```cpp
static int backward_tail_streams(PlbEngine* e, const int64_t* masked_ids, const int32_t* lengths, bf16_t* dy, int B, int S,
                                 const Rows& rw, int du_rows, hipStream_t s, hipStream_t s2, float* scratch2) {
  const int E = e->E, H = e->H, I = e->I, L = e->L;
  const int T = rw.T;
  const int64_t Tp = rw.Tp;
  const int64_t Mtot = (int64_t)L * Tp;
  const int64_t Mtot_c = e->pruned_rows ? (int64_t)(L - 1) * Tp + e->pruned_rows : Mtot;
  const Slots st = slots(e, Tp, B, S, 0, true, e->part_rows_used, du_rows);
  const int64_t qkvcol_all = (int64_t)L * qkvcol_rows(B, S);
  bf16_t* evec = e->at<bf16_t>(e->o_e);
  bf16_t* de = e->at<bf16_t>(e->o_de);
  PlbGemmNT g = nt_desc(dy, e->at<bf16_t>(e->o_winT), Tp, E, H);
  g.C = de; g.ldc = E;
  HB_R(s2, dy, Tp * H * 2, "dX of application 0"); HB_W(s2, de, Tp * E * 2, "dE (map-in backward)");
  TRY(plb_launch_gemm_nt(&g, 0, 0, s2));
  HB_W(s2, e->at<float>(s2 != s ? e->o_slab2 : e->o_slab), (s2 != s ? e->slab2_floats : e->slab_floats) * 4, "map-in weight-gradient slab");
  HB_W(s2, e->grd(PLB_MAP_W), e->psize[PLB_MAP_W] * 4, "map-in weight gradient");
  if (weight_grad(e, dy, H, H, evec, E, Tp, H, E, e->grd(PLB_MAP_W), s2, s2 != s)) return 1;
  HB_W(s2, scratch2, 512 * (3 * H > I ? 3 * H : I) * 4, "column-sum scratch of the side stream");
  HB_W(s2, e->grd(PLB_MAP_B), H * 4, "map-in bias gradient");
  TRY(plb_launch_colsum(dy, 1, (size_t)Tp, H, H, e->grd(PLB_MAP_B), H, 0, scratch2, 128, s2));
  HB_W(s2, e->grd(PLB_TYPE_EMB), e->psize[PLB_TYPE_EMB] * 4, "token-type embedding gradient");
  HIPTRY(hipMemsetAsync(e->grd(PLB_TYPE_EMB), 0, (size_t)e->psize[PLB_TYPE_EMB] * 4, s2));
  PlbEmbed em;
  memset(&em, 0, sizeof(em));
  em.ids = masked_ids; em.T = T; em.S = S; em.E = E; em.V = e->V;
  em.word = e->par(PLB_WORD_EMB); em.pos = e->par(PLB_POS_EMB); em.type0 = e->par(PLB_TYPE_EMB);
  em.gamma = e->par(PLB_EMB_LN_W); em.beta = e->par(PLB_EMB_LN_B); em.eps = e->c.layer_norm_eps;
  em.dout = de; em.lddo = E; em.dword = e->grd(PLB_WORD_EMB); em.dpos = e->grd(PLB_POS_EMB);
  em.dx = e->at<float>(e->o_dxe);
  em.partials = e->at<float>(e->o_parte); em.nblocks = e->emb_blocks;
  if (rw.row_start) { em.row_start = rw.row_start; em.lengths = lengths; em.B = B; }
  HB_W(s2, em.dx, Tp * E * 4, "embedding LayerNorm backward rows"); HB_W(s2, em.partials, (int64_t)e->emb_blocks * 2 * E * 4, "embedding LayerNorm partials");
  HB_W(s2, e->grd(PLB_WORD_EMB), (e->poff[PLB_MAP_W] - e->poff[PLB_WORD_EMB]) * 4, "embedding tables' and embedding LayerNorm's gradients");
  TRY(plb_launch_embed_bwd(&em, s2));
  TRY(plb_launch_embed_scatter(&em, e->P, s2));
  TRY(plb_launch_colsum(em.partials, 0, (size_t)e->emb_blocks, 2 * E, 2 * E, e->grd(PLB_EMB_LN_W), 2 * E, 0, scratch2, 1, s2));
  TRY(plb_launch_colsum(e->grd(PLB_POS_EMB), 0, (size_t)e->P, E, E, e->grd(PLB_TYPE_EMB), E, 0, scratch2, 1, s2));
  HB_R(s2, st.qkvcol, qkvcol_all * 3 * H * 4, "Q/K/V bias partial rows");
  HB_W(s2, e->grd(PLB_Q_B), 3 * H * 4, "Q/K/V bias gradients");
  TRY(plb_launch_colsum(st.qkvcol, 0, (size_t)qkvcol_all, 3 * H, 3 * H, e->grd(PLB_Q_B), 3 * H, 0, scratch2, 64, s2));
  HB_W(s2, e->grd(PLB_FFN_B), I * 4, "ffn.bias gradient");
  if (du_rows > 0) {
    HB_R(s2, st.ducol, (int64_t)L * du_rows * I * 4, "dU column-sum partial rows");
    TRY(plb_launch_colsum(st.ducol, 0, (size_t)L * du_rows, I, I, e->grd(PLB_FFN_B), I, 0, scratch2, 16, s2));
  } else {
    HB_R(s2, st.du, Mtot_c * I * 2, "dU of every application");
    TRY(plb_launch_colsum(st.du, 1, (size_t)Mtot_c, I, I, e->grd(PLB_FFN_B), I, 0, scratch2, 64, s2));
  }
  const size_t prow = (size_t)L * e->part_rows_used;
  HB_R(s2, st.part1, (int64_t)L * e->part_rows * 3 * H * 4, "LayerNorm-1 backward partial rows");
  HB_W(s2, e->grd(PLB_DENSE_B), 3 * H * 4, "dense.bias + LayerNorm-1 affine gradients");
  TRY(plb_launch_colsum(st.part1, 0, prow, 3 * H, 3 * H, e->grd(PLB_LN1_W), 2 * H, 0, scratch2, 64, s2));
  TRY(plb_launch_copy_cols(scratch2, 64, 3 * H, 2 * H, H, e->grd(PLB_DENSE_B), s2));
  HB_R(s2, st.part2, (int64_t)L * e->part_rows * 3 * H * 4, "LayerNorm-2 backward partial rows");
  HB_W(s2, e->grd(PLB_LN2_W), 2 * H * 4, "LayerNorm-2 affine gradients"); HB_W(s2, e->grd(PLB_FFNO_B), H * 4, "ffn_output.bias gradient");
  TRY(plb_launch_colsum(st.part2, 0, prow, 3 * H, 3 * H, e->grd(PLB_LN2_W), 2 * H, 0, scratch2, 64, s2));
  TRY(plb_launch_copy_cols(scratch2, 64, 3 * H, 2 * H, H, e->grd(PLB_FFNO_B), s2));
  if (s2 != s) HIPTRY(ev_record(e, e->ev_join, s2));
  const bool ov = overlapping(e);
  const bool t8 = e->tn8_call;
  float* const slab = e->at<float>(e->o_slab);
  HB_W(s, slab, e->slab_floats * 4, "weight-gradient slab"); HB_W(s, e->grd(PLB_Q_W), 3 * H * H * 4, "Q/K/V weight gradients");
  if (t8 ? weight_grad8(e, st.dq8, st.x8, Mtot, 3 * H, H, F8_DQ, F8_X, e->grd(PLB_Q_W), s)
         : weight_grad(e, st.dqkv, 3 * H, 3 * H, st.x, H, Mtot, 3 * H, H, e->grd(PLB_Q_W), s)) return 1;
  if (ov && reduce_pieces(e, kPieceQkvW, kPieceFfnW, s)) return 1;
  HB_W(s, slab, e->slab_floats * 4, "weight-gradient slab"); HB_W(s, e->grd(PLB_FFN_W), (int64_t)I * H * 4, "ffn.weight gradient");
  if (t8 ? weight_grad8(e, st.du8, st.a8, Mtot_c, I, H, F8_DU, F8_A, e->grd(PLB_FFN_W), s)
         : weight_grad(e, st.du, I, I, st.a, H, Mtot_c, I, H, e->grd(PLB_FFN_W), s)) return 1;
  if (ov && reduce_pieces(e, kPieceFfnW, kPieceSmall, s)) return 1;
  if (ov) {
    if (reduce_pieces(e, kPieceSmall, kPieceFfnoW, s2)) return 1;
  }
  HB_W(s, slab, e->slab_floats * 4, "weight-gradient slab"); HB_W(s, e->grd(PLB_FFNO_W), (int64_t)I * H * 4, "ffn_output.weight gradient");
  if (t8 ? weight_grad8(e, st.dp8, st.g8, Mtot_c, H, I, F8_DP, F8_G, e->grd(PLB_FFNO_W), s)
         : weight_grad(e, st.dpre2, H, H, st.g, I, Mtot_c, H, I, e->grd(PLB_FFNO_W), s)) return 1;
  if (ov && reduce_pieces(e, kPieceFfnoW, kPieceDenseW, s)) return 1;
  HB_W(s, slab, e->slab_floats * 4, "weight-gradient slab"); HB_W(s, e->grd(PLB_DENSE_W), (int64_t)H * H * 4, "dense.weight gradient");
// ... 246 lines not shown
```

plbert_amd/csrc/engine_internal.h:

```cpp
#pragma once
#include <hip/hip_runtime.h>
#include <stdint.h>
#include <stdio.h>
#include <stdlib.h>
#include <string.h>

#include <array>
#include <map>
#include <string>
#include <vector>

#include "../../include/plbert.h"
#include "plbert_kernels.h"

#pragma GCC visibility push(hidden)

int fail(const char* fmt, ...);

static const unsigned kStreamOrderEvent = hipEventDisableTiming | hipEventReleaseToDevice;

inline int64_t rup(int64_t x, int64_t m) { return (x + m - 1) / m * m; }

#define TRY(x)                                                                    \
  do {                                                                            \
// ... 27 lines not shown
  void record(hipEvent_t e, int st) { vc[st][st] += 1; ev[e] = vc[st]; }
  void wait(int st, hipEvent_t e);
  void access(int st, const void* p, size_t bytes, bool wr, const char* what);
  void new_call() { log.clear(); waits = 0; }
};

struct PlbEngine {
  PlbConfig c;
  int64_t poff[PLB_NPARAM], psize[PLB_NPARAM], ptotal, ptrain;
  int E, H, I, L, NH, V, P, NP, NT;
  int64_t Tcap;
  int64_t NMcap;
  int NTp = 0;
  bool infer = false;
  int qkvcol_rows = 0;
  int64_t slab2_floats;
  int64_t slab_floats;
  int64_t ws_bytes;
  int ln_blocks, emb_blocks;
  int part_rows = 0;
  int ln_fuse = 3;
  int64_t lnx_bytes = 0;
  bool gelu_dstash_on = true;
  bool fp8_tn = true;
  int f8n = 0;
  bool packed_dual = false;
  bool packed_fp8 = false;
  int64_t o_wbf, o_wqkvT, o_wdT, o_w1T, o_w2T, o_wpT, o_winT;
  int64_t o_e, o_x, o_qkv, o_ctx, o_pre1, o_a, o_u, o_g, o_pre2;
  int64_t o_lse, o_delta, o_mean1, o_rstd1, o_mean2, o_rstd2;
  int64_t o_dqkv, o_dpre1, o_du, o_dpre2;
  int64_t o_dy0, o_dy1, o_da, o_dctx, o_de;
  int64_t o_hm, o_logm, o_dlog, o_dhm, o_rows, o_tgt, o_w, o_lrows;
  int64_t o_slab, o_part1, o_part2, o_parte, o_scratch, o_dxe, o_ducol, o_slab2, o_scratch2, o_qkvcol = 0;
  int64_t o_lnx = 0, o_lnerr = 0;
  int64_t o_rep_rank = 0, o_rep_nll = 0, o_rep_tok = 0;
  int64_t o_tr_rows = 0, o_tr_tgt = 0, o_tr_scratch = 0;
  int64_t o_bt = 0, o_wtT = 0, o_tdl = 0, o_tlrows = 0, o_tscr = 0, o_tgrad = 0, o_tloss = 0;
  int64_t o_tpmax = 0, o_tpsum = 0, o_ttl = 0, o_tlse = 0, o_tw = 0, o_ttgt = 0, o_tcolp = 0;
  int64_t o_x8 = 0, o_a8 = 0, o_g8 = 0, o_c8 = 0, o_dp8 = 0, o_du8 = 0, o_dp18 = 0, o_dq8 = 0;
  int64_t o_wq8 = 0, o_wd8 = 0, o_w18 = 0, o_w28 = 0, o_w2T8 = 0, o_w1T8 = 0, o_wqT8 = 0, o_wdT8 = 0;
  int64_t o_f8amax = 0, o_f8scale = 0, o_f8deq = 0, o_f8stats = 0;
  bool fp8_on = false, fp8_ready = false, fp8_bwd_ready = false, fp8_wstale = true;
  bool u_is_derivative = false;
  bool tn8_call = false;
  int part_rows_used = 0;
  int pruned_rows = 0;
  int64_t last_app_rows[2] = {0, 0};
  int64_t last_exec_rows[2] = {0, 0};
  bool tok_grads_live = false;
  bool head_grads_live = true;
  bool tok_pad_zeroed = false;
  int tok_steps = 0;
  bool rep_valid = false, rep_dual = false;
  int rep_n = 0, rep_B = 0;
  int64_t rep_tok_rows = 0;
  bool fin_live = false;
  const char* fin_dead_by = "no call has run the encoder on this engine since plb_bind";
  const bf16_t* fin_x = nullptr;
  int fin_B = 0, fin_S = 0;
  int64_t fin_rows = 0, fin_used = 0;
  const int32_t* fin_row_start = nullptr;
  float* accum = nullptr;
  bool grads_fresh = false;
  bool win_open = false;
  const char* win_closed_by = "no FIRST add has opened one";
  bool win_head = false, win_tok = false;
// ... 132 lines not shown
```

plbert_amd/csrc/plbert_kernels.h:

```cpp
#pragma once
#include <hip/hip_runtime.h>
#include <stdint.h>

typedef uint16_t bf16_t;

extern "C" {

enum PlbKernelClass {
  PLB_K_GEMM_NT = 0, PLB_K_GEMM_NT_GELU, PLB_K_GEMM_NT_GELUBWD, PLB_K_GEMM_NT_F32, PLB_K_GEMM_TN,
  PLB_K_ATTN_FWD, PLB_K_ATTN_BWD_DQ, PLB_K_ATTN_BWD_DKV, PLB_K_LN_FWD, PLB_K_LN_BWD, PLB_K_EMBED_FWD,
  PLB_K_EMBED_BWD, PLB_K_COLSUM, PLB_K_REDUCE, PLB_K_ROWS, PLB_K_CE, PLB_K_ADAMW, PLB_K_CAST, PLB_K_TOKEN_CE, PLB_K_GEMM_NT_CE, PLB_K_GEMM_NT_SMALL, PLB_K_FP8, PLB_K_ATTN_BWD,
  PLB_K_GEMM_NT_FP8, PLB_K_GEMM_NT_GELU_FP8, PLB_K_GEMM_NT_GELUBWD_FP8,
  PLB_K_GEMM_NT_LNFWD, PLB_K_GEMM_NT_LNBWD,
  PLB_K_GEMM_NT_LNFWD_FP8, PLB_K_GEMM_NT_LNBWD_FP8, PLB_K_GEMM_TN_FP8,
  PLB_K_NCLASS
};
int plb_prof_begin(int cls, hipStream_t s, double flops, double bytes);
void plb_prof_end(int tok, hipStream_t s);

typedef struct {
  const bf16_t* A; int lda;
  const bf16_t* B; int ldb;
  int M, N, K;
  int Mstore;
// ... 29 lines not shown
int plb_launch_gemm_nt_fp8_gelud(const PlbGemmNT* p, int backward, int a_bf8, hipStream_t stream);
int plb_gemm_nt_fp8_gelud_tile_rows(int M);
int plb_ln_fault_take(void);
int plb_launch_gemm_nt(const PlbGemmNT* p, int act, int out_f32, hipStream_t stream);
int plb_launch_gemm_nt_big(const PlbGemmNT* p, int tile, int act, int out_f32, hipStream_t stream);
int plb_gemm_nt_colpart_rows(int M, int N, int K);
void plb_set_gemm_nt_tile(int tile);
void plb_set_gemm_nt_prefetch(int on);

typedef struct {
  const bf16_t* A; int lda; int Ncols;
  const bf16_t* B; int ldb;
  int Mtot, N, K;
  int rows_per_split, splits;
  float* slab;
  const float* deq_a; const float* deq_b;
} PlbGemmTN;
int plb_launch_gemm_tn(const PlbGemmTN* p, hipStream_t stream);
int plb_launch_gemm_tn_fp8(const PlbGemmTN* p, hipStream_t stream);
int plb_launch_gemm_tn_big(const PlbGemmTN* p, hipStream_t stream);

int plb_launch_reduce_slabs(const float* slab, int splits, size_t n, float* out, int accumulate, hipStream_t stream);

typedef struct {
  const int64_t* ids; int T, S, E, V;
  const float *word, *pos, *type0, *gamma, *beta;
  float eps;
  bf16_t* out; int ldo;
  const bf16_t* dout; int lddo;
  float* dx;
  float *dword, *dpos;
  float* partials;
  int nblocks;
  const int32_t* row_start; const int32_t* lengths; int B; int fill_slots;
} PlbEmbed;
int plb_launch_embed_fwd(const PlbEmbed* p, hipStream_t stream);
int plb_launch_embed_bwd(const PlbEmbed* p, hipStream_t stream);
int plb_launch_embed_scatter(const PlbEmbed* p, int P, hipStream_t stream);

typedef struct {
  const bf16_t* x; int ldx;
  const float *gamma, *beta; float eps;
  bf16_t* y; int ldy;
  float *mean, *rstd;
  int T, H;
  int Tzero;
  const bf16_t* dy; int lddy;
  bf16_t* dx; int lddx;
  float* partials; int nblocks;
  int accumulate;
  uint8_t* out8; int ld8; const float* q_scale; float* q_amax;
} PlbLayerNorm;
int plb_launch_amax(const void* x, int is_bf16, size_t rows, int cols, int ld, float* amax, hipStream_t stream);
int plb_launch_fp8_scales(float* amax, float* scale, float* deq, int n, float fmax, int group, hipStream_t stream);
int plb_launch_fp8_scales2(float* amax, float* scale, float* deq, int n, float fmax, int group, int n2, float fmax2,
                           float* stats, int hist_from, hipStream_t stream);
int plb_launch_quantize(const void* x, int is_bf16, size_t rows, int cols, int ld, const float* scale, uint8_t* out, int ldo,
                        int bf8, hipStream_t stream);
int plb_launch_quantize_multi(int n, const void* const* src, const int* is_bf16, const size_t* elements,
                              const float* const* scale, uint8_t* const* dst, float* const* amax, hipStream_t stream);
int plb_launch_ln_fwd(const PlbLayerNorm* p, hipStream_t stream);
int plb_launch_ln_bwd(const PlbLayerNorm* p, hipStream_t stream);

int plb_launch_colsum(const void* X, int is_bf16, size_t R, int N, int ld, float* out, int Nout, int accumulate,
                      float* scratch, int nsplit, hipStream_t stream);

int plb_launch_copy_cols(const float* scratch, int nsplit, int N, int col0, int Nout, float* out, hipStream_t stream);

// ... 121 lines not shown
```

::::::

## WORK REQUIRED:
Report all lines in the listing above that contain the word "psize".

## TASK RESPONSE:
  HB_W(s2, e->grd(PLB_MAP_W), e->psize[PLB_MAP_W] * 4, "map-in weight gradient");
  HB_W(s2, e->grd(PLB_TYPE_EMB), e->psize[PLB_TYPE_EMB] * 4, "token-type embedding gradient");
  HIPTRY(hipMemsetAsync(e->grd(PLB_TYPE_EMB), 0, (size_t)e->psize[PLB_TYPE_EMB] * 4, s2));
  int64_t poff[PLB_NPARAM], psize[PLB_NPARAM], ptotal, ptrain;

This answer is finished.